(Data records)
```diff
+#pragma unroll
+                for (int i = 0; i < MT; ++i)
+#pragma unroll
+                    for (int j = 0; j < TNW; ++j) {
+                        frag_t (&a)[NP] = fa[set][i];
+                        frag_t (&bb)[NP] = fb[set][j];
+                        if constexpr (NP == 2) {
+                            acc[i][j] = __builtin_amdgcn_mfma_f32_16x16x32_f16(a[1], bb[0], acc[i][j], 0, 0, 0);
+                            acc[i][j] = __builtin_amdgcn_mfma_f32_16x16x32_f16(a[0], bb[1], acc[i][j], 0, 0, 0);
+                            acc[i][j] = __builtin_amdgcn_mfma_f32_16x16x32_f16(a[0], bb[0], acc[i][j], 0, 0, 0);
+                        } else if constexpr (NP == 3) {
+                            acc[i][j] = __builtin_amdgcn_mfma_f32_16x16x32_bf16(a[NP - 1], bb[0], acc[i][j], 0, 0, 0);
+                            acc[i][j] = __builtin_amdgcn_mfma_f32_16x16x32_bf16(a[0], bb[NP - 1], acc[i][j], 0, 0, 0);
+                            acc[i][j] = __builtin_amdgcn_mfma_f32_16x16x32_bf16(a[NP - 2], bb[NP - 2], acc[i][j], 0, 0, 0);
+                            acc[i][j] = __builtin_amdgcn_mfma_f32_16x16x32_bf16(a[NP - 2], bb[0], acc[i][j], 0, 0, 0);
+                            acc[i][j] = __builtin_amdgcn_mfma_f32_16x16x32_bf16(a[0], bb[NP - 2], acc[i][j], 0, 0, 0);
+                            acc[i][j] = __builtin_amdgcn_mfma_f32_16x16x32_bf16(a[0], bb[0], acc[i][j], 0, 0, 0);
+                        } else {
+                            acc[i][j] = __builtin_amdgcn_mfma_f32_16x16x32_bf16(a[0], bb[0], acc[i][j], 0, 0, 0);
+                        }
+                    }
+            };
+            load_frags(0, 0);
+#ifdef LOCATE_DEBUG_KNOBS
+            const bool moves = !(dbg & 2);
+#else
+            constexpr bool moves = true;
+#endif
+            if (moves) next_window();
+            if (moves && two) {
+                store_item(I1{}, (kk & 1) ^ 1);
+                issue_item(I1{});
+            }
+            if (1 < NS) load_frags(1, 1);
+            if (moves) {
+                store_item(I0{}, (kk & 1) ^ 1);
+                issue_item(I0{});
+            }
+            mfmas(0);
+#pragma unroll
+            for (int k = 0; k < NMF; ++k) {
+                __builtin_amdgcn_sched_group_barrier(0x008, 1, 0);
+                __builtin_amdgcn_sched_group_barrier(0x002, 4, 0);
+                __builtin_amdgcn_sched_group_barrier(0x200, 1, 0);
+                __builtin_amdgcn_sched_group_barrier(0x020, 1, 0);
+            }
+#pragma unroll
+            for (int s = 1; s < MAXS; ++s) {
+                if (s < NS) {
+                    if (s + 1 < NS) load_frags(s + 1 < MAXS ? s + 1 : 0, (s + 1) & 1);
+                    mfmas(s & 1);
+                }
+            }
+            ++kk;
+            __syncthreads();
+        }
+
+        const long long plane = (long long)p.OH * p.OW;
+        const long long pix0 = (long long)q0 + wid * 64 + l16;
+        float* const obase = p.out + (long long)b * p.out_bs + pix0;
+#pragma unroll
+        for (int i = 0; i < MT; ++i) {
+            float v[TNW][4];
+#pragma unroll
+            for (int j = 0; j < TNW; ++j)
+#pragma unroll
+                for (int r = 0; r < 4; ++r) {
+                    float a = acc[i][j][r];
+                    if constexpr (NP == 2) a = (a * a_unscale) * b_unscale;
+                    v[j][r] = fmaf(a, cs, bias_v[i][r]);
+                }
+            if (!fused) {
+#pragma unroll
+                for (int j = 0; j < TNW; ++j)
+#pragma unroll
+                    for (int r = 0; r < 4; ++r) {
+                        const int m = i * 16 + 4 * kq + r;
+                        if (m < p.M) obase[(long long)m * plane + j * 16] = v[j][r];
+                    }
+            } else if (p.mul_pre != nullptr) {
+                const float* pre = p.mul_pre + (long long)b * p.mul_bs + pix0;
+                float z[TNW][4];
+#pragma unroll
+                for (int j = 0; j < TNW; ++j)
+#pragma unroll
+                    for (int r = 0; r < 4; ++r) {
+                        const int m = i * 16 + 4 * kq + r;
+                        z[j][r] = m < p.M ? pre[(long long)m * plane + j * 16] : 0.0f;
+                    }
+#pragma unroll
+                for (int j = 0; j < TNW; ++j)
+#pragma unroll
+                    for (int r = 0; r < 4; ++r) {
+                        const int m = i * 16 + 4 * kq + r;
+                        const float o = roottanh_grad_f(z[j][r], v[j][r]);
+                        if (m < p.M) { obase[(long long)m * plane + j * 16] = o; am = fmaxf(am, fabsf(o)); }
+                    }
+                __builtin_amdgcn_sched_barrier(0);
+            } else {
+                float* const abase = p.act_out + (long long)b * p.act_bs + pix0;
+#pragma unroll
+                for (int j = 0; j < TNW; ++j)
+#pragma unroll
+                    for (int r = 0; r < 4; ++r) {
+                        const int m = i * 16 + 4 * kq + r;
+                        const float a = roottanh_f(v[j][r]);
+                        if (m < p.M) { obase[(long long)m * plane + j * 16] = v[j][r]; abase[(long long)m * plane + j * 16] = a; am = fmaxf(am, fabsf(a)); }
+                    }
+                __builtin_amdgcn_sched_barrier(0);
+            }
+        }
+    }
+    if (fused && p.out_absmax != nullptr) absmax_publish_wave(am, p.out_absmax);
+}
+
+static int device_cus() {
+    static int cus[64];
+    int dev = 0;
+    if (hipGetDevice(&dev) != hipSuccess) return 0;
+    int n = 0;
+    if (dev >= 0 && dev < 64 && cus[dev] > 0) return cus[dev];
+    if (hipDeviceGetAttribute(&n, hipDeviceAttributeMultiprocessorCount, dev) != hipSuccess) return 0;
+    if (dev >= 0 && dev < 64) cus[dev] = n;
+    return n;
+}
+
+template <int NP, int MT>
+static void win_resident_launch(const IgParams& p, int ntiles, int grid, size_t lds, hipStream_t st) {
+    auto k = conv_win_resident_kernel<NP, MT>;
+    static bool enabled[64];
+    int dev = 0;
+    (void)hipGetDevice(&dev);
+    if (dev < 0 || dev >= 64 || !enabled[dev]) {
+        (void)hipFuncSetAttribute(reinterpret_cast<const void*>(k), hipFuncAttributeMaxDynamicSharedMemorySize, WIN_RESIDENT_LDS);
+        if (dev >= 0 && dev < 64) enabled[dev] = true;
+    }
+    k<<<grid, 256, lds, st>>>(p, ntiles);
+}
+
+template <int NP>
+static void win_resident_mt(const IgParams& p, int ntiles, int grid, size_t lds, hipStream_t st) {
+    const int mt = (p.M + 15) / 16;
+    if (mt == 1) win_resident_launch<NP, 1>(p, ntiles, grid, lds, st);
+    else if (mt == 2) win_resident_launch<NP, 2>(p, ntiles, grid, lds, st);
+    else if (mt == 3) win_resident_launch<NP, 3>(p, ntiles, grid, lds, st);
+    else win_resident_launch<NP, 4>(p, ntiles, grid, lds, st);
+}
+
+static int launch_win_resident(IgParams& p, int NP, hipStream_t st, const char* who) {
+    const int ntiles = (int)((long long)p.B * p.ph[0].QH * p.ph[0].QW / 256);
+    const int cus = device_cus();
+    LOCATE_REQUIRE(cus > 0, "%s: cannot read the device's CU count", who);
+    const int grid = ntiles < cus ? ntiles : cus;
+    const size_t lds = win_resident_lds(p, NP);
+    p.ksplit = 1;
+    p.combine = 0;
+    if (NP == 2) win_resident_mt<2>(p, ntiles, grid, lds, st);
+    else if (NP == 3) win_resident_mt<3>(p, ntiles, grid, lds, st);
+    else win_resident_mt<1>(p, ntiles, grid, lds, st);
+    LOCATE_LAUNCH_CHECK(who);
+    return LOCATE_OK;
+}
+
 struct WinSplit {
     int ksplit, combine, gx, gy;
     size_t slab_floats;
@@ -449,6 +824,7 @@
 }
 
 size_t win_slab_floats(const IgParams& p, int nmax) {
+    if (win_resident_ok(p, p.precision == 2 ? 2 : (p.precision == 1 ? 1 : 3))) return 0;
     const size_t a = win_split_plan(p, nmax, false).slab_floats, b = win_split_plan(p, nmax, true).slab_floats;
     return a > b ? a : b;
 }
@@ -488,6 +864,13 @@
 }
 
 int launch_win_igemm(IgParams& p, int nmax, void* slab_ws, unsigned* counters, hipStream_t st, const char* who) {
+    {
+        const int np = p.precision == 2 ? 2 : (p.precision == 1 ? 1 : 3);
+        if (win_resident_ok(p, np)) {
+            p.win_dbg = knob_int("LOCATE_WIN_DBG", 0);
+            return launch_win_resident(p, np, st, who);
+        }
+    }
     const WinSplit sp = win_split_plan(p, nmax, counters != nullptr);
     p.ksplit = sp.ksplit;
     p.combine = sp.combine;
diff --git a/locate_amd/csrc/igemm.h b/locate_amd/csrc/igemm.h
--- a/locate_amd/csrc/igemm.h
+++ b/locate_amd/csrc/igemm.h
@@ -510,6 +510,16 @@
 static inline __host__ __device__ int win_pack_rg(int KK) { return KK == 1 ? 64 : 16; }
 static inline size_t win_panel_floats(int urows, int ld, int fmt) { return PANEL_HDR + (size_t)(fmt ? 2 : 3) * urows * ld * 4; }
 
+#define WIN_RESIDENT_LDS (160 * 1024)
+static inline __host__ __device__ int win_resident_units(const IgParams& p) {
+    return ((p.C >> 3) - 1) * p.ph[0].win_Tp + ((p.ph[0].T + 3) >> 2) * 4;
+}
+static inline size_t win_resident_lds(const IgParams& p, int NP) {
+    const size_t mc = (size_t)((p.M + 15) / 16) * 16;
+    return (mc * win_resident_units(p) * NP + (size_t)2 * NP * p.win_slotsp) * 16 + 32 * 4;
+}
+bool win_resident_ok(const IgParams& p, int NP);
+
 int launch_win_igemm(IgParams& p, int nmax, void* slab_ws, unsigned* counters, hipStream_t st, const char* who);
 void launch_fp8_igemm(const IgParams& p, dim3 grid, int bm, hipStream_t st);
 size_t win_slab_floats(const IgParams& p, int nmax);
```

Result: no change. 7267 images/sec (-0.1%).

▶ **What to produce**
Filter the entries down to the lines that include the string "nullptr".

▶ **Answer space**
+            } else if (p.mul_pre != nullptr) {
+    if (fused && p.out_absmax != nullptr) absmax_publish_wave(am, p.out_absmax);
     const WinSplit sp = win_split_plan(p, nmax, counters != nullptr);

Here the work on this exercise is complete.